- Date: April 26–May 2
- Edition: 3rd
- Category: Grand Prix
- Draw: 32S / 16D
- Prize money: $75,000
- Surface: Hard / outdoor
- Location: Oldsmar, Florida, U.S.
- Venue: East Lake Woodlands Golf and Racquet Club
- Attendance: 23,108

Champions

Singles
- Brian Gottfried

Doubles
- Tim Gullikson / Tom Gullikson
- ← 1981 · Tampa Open · 1983 →

= 1982 Robinson's Tennis Open =

The 1982 Robinson's Tennis Open, also known as the Tampa Open, was a men's tennis tournament played on outdoor hard courts at the East Lake Woodlands Golf and Racquet Club in Oldsmar, Florida in the United States that was part of the 1982 Grand Prix circuit.
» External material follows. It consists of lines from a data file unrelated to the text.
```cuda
template <int MODE, bool STATS = false>
__global__ void __launch_bounds__(kS2Threads, 1) stem_s2d_kernel(const StemS2Params p) {
  extern __shared__ uint8_t smem_raw[];
  const uint32_t raw = smem_u32(smem_raw);
  const uint32_t base = (raw + 1023u) & ~1023u;
  uint8_t* smem = smem_raw + (base - raw);
  float* bias_s = reinterpret_cast<float*>(smem + kS2OffBias);
  unsigned short* lut = reinterpret_cast<unsigned short*>(smem + kS2OffLut);
  const uint32_t bar0 = base + kS2OffBar;
  auto BAR = [&](int i) { return bar0 + 8u * (uint32_t)i; };
  volatile uint32_t* tmem_slot = reinterpret_cast<volatile uint32_t*>(smem + kS2OffBar + 96);

  const int tid = threadIdx.x;
  const int warp = tid >> 5, lane = tid & 31;
  const int64_t n_batches = (p.n_frames + kS2FramesPerBatch - 1) / kS2FramesPerBatch;

  for (uint32_t i = tid; i < (2 * kS2BufBytes) / 16; i += kS2Threads)
    reinterpret_cast<uint4*>(smem)[i] = make_uint4(0u, 0u, 0u, 0u);
  for (int idx = tid; idx < 7 * 256 * 16; idx += kS2Threads) {
    const int e = idx & 15, n = (idx >> 4) & 255, fr = idx >> 12;
    const int s = n >> 6, ch = n & 63;
    const int fs = e - 2 * s;
    __nv_bfloat16 v = __float2bfloat16_rn(0.f);
    if (fs >= 0 && fs < 7) v = p.w1b[ch * 64 + fr * 7 + fs];
    const uint32_t off = kS2OffW + (uint32_t)fr * kS2WStepBytes + (uint32_t)(n >> 3) * 256u + (uint32_t)(e >> 3) * 128u +
                         (uint32_t)(n & 7) * 16u + (uint32_t)(e & 7) * 2u;
    *reinterpret_cast<__nv_bfloat16*>(smem + off) = v;
  }
  for (int idx = tid; idx < 256 * 16; idx += kS2Threads) {
    const int e = idx & 15, n = idx >> 4;
    const float bv = p.bias ? p.bias[n & 63] : 0.f;
    const __nv_bfloat16 hi = __float2bfloat16_rn(bv);
    __nv_bfloat16 v = __float2bfloat16_rn(0.f);
    if (e == 0) v = hi;
    if (e == 1) v = __float2bfloat16_rn(bv - __bfloat162float(hi));
    const uint32_t off = kS2OffW + 7u * kS2WStepBytes + (uint32_t)(n >> 3) * 256u + (uint32_t)(e >> 3) * 128u +
                         (uint32_t)(n & 7) * 16u + (uint32_t)(e & 7) * 2u;
    *reinterpret_cast<__nv_bfloat16*>(smem + off) = v;
  }
  for (uint32_t i = tid; i < kS2OnesBytes / 4; i += kS2Threads)
    reinterpret_cast<uint32_t*>(smem + kS2OffOnes)[i] = 0x3F803F80u;
  if (tid < 64) bias_s[tid] = p.bias ? p.bias[tid] : 0.f;
  if (MODE == 1 && tid < 256) {
    float v = (float)tid;
    if (p.standardise) v = (v - p.mean) / p.denom;
    const __nv_bfloat16 h = __float2bfloat16_rn(v);
    lut[tid] = *reinterpret_cast<const unsigned short*>(&h);
  }
  if (tid == 0) {
    for (int i = 0; i < 2; ++i) {
      mbar_init(BAR(0 + i), kS2Builders);
      mbar_init(BAR(2 + i), 1);
      mbar_init(BAR(4 + i), 1);
      mbar_init(BAR(6 + i), kS2EpiWarps);
    }
    fence_barrier_init();
  }
  if (warp == kS2BuilderWarps) {
    tmem_alloc(smem_u32(const_cast<uint32_t*>(tmem_slot)), 512);
    tmem_relinquish();
  }
  fence_proxy_async();
  tc_fence_before();
  __syncthreads();
  tc_fence_after();
  const uint32_t tmem_acc = *tmem_slot;

  if (warp < kS2BuilderWarps) {
    uint32_t px[MODE == 0 ? kS2Items : 1];
    uint4 ck0 = make_uint4(0u, 0u, 0u, 0u), ck1 = ck0;
    bool live_next = false;
    uint32_t mis_next = 0;
    auto load_chunk = [&](const uint8_t* ptr) -> uint4 {
      if (ptr >= p.src && ptr + 16 <= p.src + p.src_bytes) return __ldg(reinterpret_cast<const uint4*>(ptr));
      uint32_t w[4] = {0u, 0u, 0u, 0u};
      for (int i = 0; i < 16; ++i)
        if (ptr + i >= p.src && ptr + i < p.src + p.src_bytes) w[i >> 2] |= (uint32_t)__ldg(ptr + i) << (8 * (i & 3));
      return make_uint4(w[0], w[1], w[2], w[3]);
    };
    auto fetch = [&](int64_t n) {
      if (MODE == 1) live_next = false;
      if (n >= p.n_frames) return;
      if (MODE == 0) {
        const float* f32 = p.frames + n * (67 * 67);
#pragma unroll
        for (int j = 0; j < kS2Items; ++j) {
          const int item = tid + j * kS2Builders;
          const int r = item / 37, q = item - r * 37;
// ... 95 lines not shown
      for (int t = -1; t < n_main; ++t, ++g) {
        const uint32_t acc = g & 1u;
        mbar_wait(BAR(6 + acc), ((g >> 1) & 1u) ^ 1u);
        tc_fence_after();
        if (elect_one_sync()) {
          const uint32_t d = tmem_acc + acc * 256u;
          umma_f16_ns(d, desc_lo_ns(base + kS2OffOnes, 128u), b_hi, desc_lo_ns(base + kS2OffW + 7u * kS2WStepBytes, 128u),
                      b_hi, idesc, 0);
#pragma unroll
          for (int fr = 0; fr < 7; ++fr) {
            const int a = fr >> 1, b = fr & 1;
            uint32_t a_lo, a_hi;
            if (t < 0) {
              a_lo = desc_lo_ns(bufa + 2 * kS2PlaneBytes + (uint32_t)b * kS2EdgePlaneBytes + (uint32_t)a * 16u,
                                kS2EdgeChunkBytes);
              a_hi = a_hi_edge;
            } else {
              a_lo = desc_lo_ns(bufa + (uint32_t)b * kS2PlaneBytes + (uint32_t)(16 * t + a) * kS2Pitch, 16u);
              a_hi = a_hi_main;
            }
            const uint32_t b_lo = desc_lo_ns(base + kS2OffW + (uint32_t)fr * kS2WStepBytes, 128u);
            umma_f16_ns(d, a_lo, a_hi, b_lo, b_hi, idesc, 1);
          }
          umma_commit(BAR(4 + acc));
          if (t == n_main - 1) umma_commit(BAR(2 + buf));
        }
        __syncwarp();
      }
    }
  } else {
    const int ew = warp - (kS2BuilderWarps + 1);
    const int q = warp & 3;
    const int half = ew >> 2;
    const int etid = tid - (kS2Builders + 32);
    const int L = q * 32 + lane;
    uint8_t* ring = smem + kS2OffRing;
    uint8_t* edge_hp = smem + kS2OffEdgeHp;
    uint32_t g = 0;
    if (STATS) {
      float sa[kS2ChPerWarp], sq[kS2ChPerWarp];
#pragma unroll
      for (int c = 0; c < kS2ChPerWarp; ++c) sa[c] = sq[c] = 0.f;
      for (int64_t bi = blockIdx.x; bi < n_batches; bi += gridDim.x) {
        const int nf = (int)((p.n_frames - bi * kS2FramesPerBatch) < kS2FramesPerBatch
                                 ? (p.n_frames - bi * kS2FramesPerBatch)
                                 : kS2FramesPerBatch);
        const int n_rows = nf * kS2RowsPerFrame;
        const int n_main = (n_rows + 15) / 16;
        for (int t = -1; t < n_main; ++t, ++g) {
          const uint32_t acc = g & 1u;
          mbar_wait(BAR(4 + acc), (g >> 1) & 1u);
          tc_fence_after();
          const uint32_t t_row = tmem_acc + acc * 256u + ((uint32_t)(q * 32) << 16);
          const int yy = (t < 0) ? L : 16 * t + (L >> 3);
          const int y = yy % kS2RowsPerFrame;
          const bool live = (yy < n_rows) && (y < 34) && (t >= 0 || L < 80);
          const int s_first = (t < 0) ? 2 : 0;
#pragma unroll 1
          for (int pass = 0; pass < kS2Passes; ++pass) {
            const int ch0 = half * kS2ChPerWarp + pass * 16;
#pragma unroll
            for (int sft = 0; sft < 4; ++sft) {
              uint32_t v[16];
              tmem_ld16(t_row + (uint32_t)sft * 64u + ch0, v);
              tmem_ld_wait();
              if (live && sft >= s_first) {
#pragma unroll
                for (int c = 0; c < 16; ++c) {
                  const float x = __uint_as_float(v[c]);
                  if (kS2Passes == 1 || pass == 0) {
                    sa[c] += x;
                    sq[c] = fmaf(x, x, sq[c]);
                  } else {
                    sa[(16 + c) % kS2ChPerWarp] += x;
                    sq[(16 + c) % kS2ChPerWarp] = fmaf(x, x, sq[(16 + c) % kS2ChPerWarp]);
                  }
                }
              }
            }
          }
          tc_fence_before();
          __syncwarp();
          if (lane == 0) mbar_arrive(BAR(6 + acc));
        }
      }
#pragma unroll
      for (int c = 0; c < kS2ChPerWarp; ++c) {
        float a = sa[c], b = sq[c];
#pragma unroll
        for (int o = 16; o > 0; o >>= 1) {
          a += __shfl_xor_sync(0xffffffffu, a, o);
          b += __shfl_xor_sync(0xffffffffu, b, o);
        }
        if (lane == 0) {
          atomicAdd(p.stats + half * kS2ChPerWarp + c, (double)a);
          atomicAdd(p.stats + 64 + half * kS2ChPerWarp + c, (double)b);
        }
      }
    } else
    for (int64_t bi = blockIdx.x; bi < n_batches; bi += gridDim.x) {
      const int nf = (int)((p.n_frames - bi * kS2FramesPerBatch) < kS2FramesPerBatch
                               ? (p.n_frames - bi * kS2FramesPerBatch)
                               : kS2FramesPerBatch);
      const int n_rows = nf * kS2RowsPerFrame;
      const int n_main = (n_rows + 15) / 16;
      for (int t = -1; t < n_main; ++t, ++g) {
        const uint32_t acc = g & 1u;
        mbar_wait(BAR(4 + acc), (g >> 1) & 1u);
        tc_fence_after();
        const uint32_t t_row = tmem_acc + acc * 256u + ((uint32_t)(q * 32) << 16);
        if (t < 0) {
#pragma unroll 1
          for (int pass = 0; pass < kS2Passes; ++pass) {
            const int ch0 = half * kS2ChPerWarp + pass * 16;
            uint32_t v1[16], v2[16], v3[16];
            tmem_ld16(t_row + 64u + ch0, v1);
            tmem_ld16(t_row + 128u + ch0, v2);
            tmem_ld16(t_row + 192u + ch0, v3);
            tmem_ld_wait();
            if (L < 80) {
              uint32_t o[8];
#pragma unroll
              for (int c = 0; c < 8; ++c) {
                const float x0 = fmaxf(fmaxf(__uint_as_float(v1[2 * c]), __uint_as_float(v2[2 * c])), __uint_as_float(v3[2 * c]));
                const float x1 = fmaxf(fmaxf(__uint_as_float(v1[2 * c + 1]), __uint_as_float(v2[2 * c + 1])),
                                       __uint_as_float(v3[2 * c + 1]));
                o[c] = pack_relu_bf16x2(x0, x1);
              }
              uint8_t* rowp = edge_hp + L * 128;
              const int k0 = ch0 >> 3;
              *reinterpret_cast<uint4*>(rowp + (((k0) ^ (L & 7)) << 4)) = make_uint4(o[0], o[1], o[2], o[3]);
              *reinterpret_cast<uint4*>(rowp + (((k0 + 1) ^ (L & 7)) << 4)) = make_uint4(o[4], o[5], o[6], o[7]);
            }
          }
          tc_fence_before();
          __syncwarp();
          if (lane == 0) mbar_arrive(BAR(6 + acc));
          named_bar_sync(1, kS2EpiThreads);
          continue;
        }
        const int yy = 16 * t + (L >> 3);
        const int i = L & 7;
        uint8_t* rrow = ring + (uint32_t)(yy & (kS2RingRows - 1)) * kS2RingRowBytes;
#pragma unroll 1
        for (int pass = 0; pass < kS2Passes; ++pass) {
          const int ch0 = half * kS2ChPerWarp + pass * 16;
          uint32_t v0[16], v1[16], v2[16], v3[16];
          tmem_ld16(t_row + ch0, v0);
          tmem_ld16(t_row + 64u + ch0, v1);
          tmem_ld16(t_row + 128u + ch0, v2);
          tmem_ld16(t_row + 192u + ch0, v3);
          tmem_ld_wait();
          uint32_t oa[8], ob[8];
#pragma unroll
          for (int c = 0; c < 16; c += 2) {
            float pa[2], pb[2];
#pragma unroll
            for (int h = 0; h < 2; ++h) {
              const float s0 = __uint_as_float(v0[c + h]), s1 = __uint_as_float(v1[c + h]);
              const float s2 = __uint_as_float(v2[c + h]), s3 = __uint_as_float(v3[c + h]);
              float left = __shfl_up_sync(0xffffffffu, s3, 1);
              left = (i == 0) ? s0 : left;
              pa[h] = fmaxf(fmaxf(left, s0), s1);
              pb[h] = fmaxf(fmaxf(s1, s2), s3);
            }
            oa[c >> 1] = pack_relu_bf16x2(pa[0], pa[1]);
            ob[c >> 1] = pack_relu_bf16x2(pb[0], pb[1]);
          }
          if (yy < n_rows) {
            const int k0 = ch0 >> 3;
            uint8_t* pxa = rrow + (2 * i) * 128;
            uint8_t* pxb = pxa + 128;
            *reinterpret_cast<uint4*>(pxa + (((k0) ^ i) << 4)) = make_uint4(oa[0], oa[1], oa[2], oa[3]);
            *reinterpret_cast<uint4*>(pxa + (((k0 + 1) ^ i) << 4)) = make_uint4(oa[4], oa[5], oa[6], oa[7]);
            *reinterpret_cast<uint4*>(pxb + (((k0) ^ i) << 4)) = make_uint4(ob[0], ob[1], ob[2], ob[3]);
            *reinterpret_cast<uint4*>(pxb + (((k0 + 1) ^ i) << 4)) = make_uint4(ob[4], ob[5], ob[6], ob[7]);
          }
        }
        tc_fence_before();
        __syncwarp();
        if (lane == 0) mbar_arrive(BAR(6 + acc));
        named_bar_sync(1, kS2EpiThreads);

        {
          const int ch = etid & 7, rr = (etid >> 3) & 7, pg = etid >> 6;
          int ys = 16 * t + 2 * rr;
          int fi = (ys >= kS2RowsPerFrame) ? 1 : 0;
          int y = ys - fi * kS2RowsPerFrame;
          if ((y & 1) == 0) {
            ++ys; ++y;
            if (y == kS2RowsPerFrame) { y = 0; ++fi; }
          }
          if ((y & 1) && y <= 33 && ys < n_rows && fi < nf) {
            const int ph = y >> 1;
            const uint8_t* r0 = ring + (uint32_t)(ys & (kS2RingRows - 1)) * kS2RingRowBytes;
            const uint8_t* r1 = ring + (uint32_t)((ys - 1) & (kS2RingRows - 1)) * kS2RingRowBytes;
            const uint8_t* r2 = ring + (uint32_t)((ys - 2) & (kS2RingRows - 1)) * kS2RingRowBytes;
            const bool top = (y >= 2);
            __nv_bfloat16* orow = p.out + ((bi * kS2FramesPerBatch + fi) * 17 + ph) * (17 * 64) + ch * 8;
#pragma unroll
            for (int pw = pg; pw < 17; pw += kS2EpiThreads / 64) {
              uint4 a, b, c;
              if (pw < 16) {
                const uint32_t off = (uint32_t)pw * 128u + (uint32_t)((ch ^ (pw >> 1)) << 4);
                a = *reinterpret_cast<const uint4*>(r0 + off);
                b = *reinterpret_cast<const uint4*>(r1 + off);
                c = top ? *reinterpret_cast<const uint4*>(r2 + off) : b;
              } else {
                a = *reinterpret_cast<const uint4*>(edge_hp + ys * 128 + ((ch ^ (ys & 7)) << 4));
                b = *reinterpret_cast<const uint4*>(edge_hp + (ys - 1) * 128 + ((ch ^ ((ys - 1) & 7)) << 4));
                c = top ? *reinterpret_cast<const uint4*>(edge_hp + (ys - 2) * 128 + ((ch ^ ((ys - 2) & 7)) << 4)) : b;
              }
              uint4 m;
              m.x = bf16x2_max(bf16x2_max(a.x, b.x), c.x);
              m.y = bf16x2_max(bf16x2_max(a.y, b.y), c.y);
              m.z = bf16x2_max(bf16x2_max(a.z, b.z), c.z);
              m.w = bf16x2_max(bf16x2_max(a.w, b.w), c.w);
              *reinterpret_cast<uint4*>(orow + pw * 64) = m;
            }
          }
        }
        named_bar_sync(1, kS2EpiThreads);
      }
    }
  }

  tc_fence_before();
  __syncthreads();
  if (warp == kS2BuilderWarps) {
    __syncwarp();
    tmem_dealloc(tmem_acc, 512);
  }
}

}
}
```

It was the third edition of the tournament and took place from April 26 through May 2, 1982. Fourth-seeded Brian Gottfried won the singles title and earned $15,000 first-prize money.

==Finals==
===Singles===
USA Brian Gottfried defeated USA Mike Estep 6–7^{(6–8)}, 6–2, 6–4
- It was Gottfried's 1st singles title of the year and the 23rd of his career.

===Doubles===
USA Tim Gullikson / USA Tom Gullikson defeated USA Brian Gottfried / USA Hank Pfister 6–2, 6–3
- It was Tim Gullikson's 1st doubles title of the year and the 8th of his career. It was Tom Gullikson's 2nd doubles title of the year and the 10th of his career.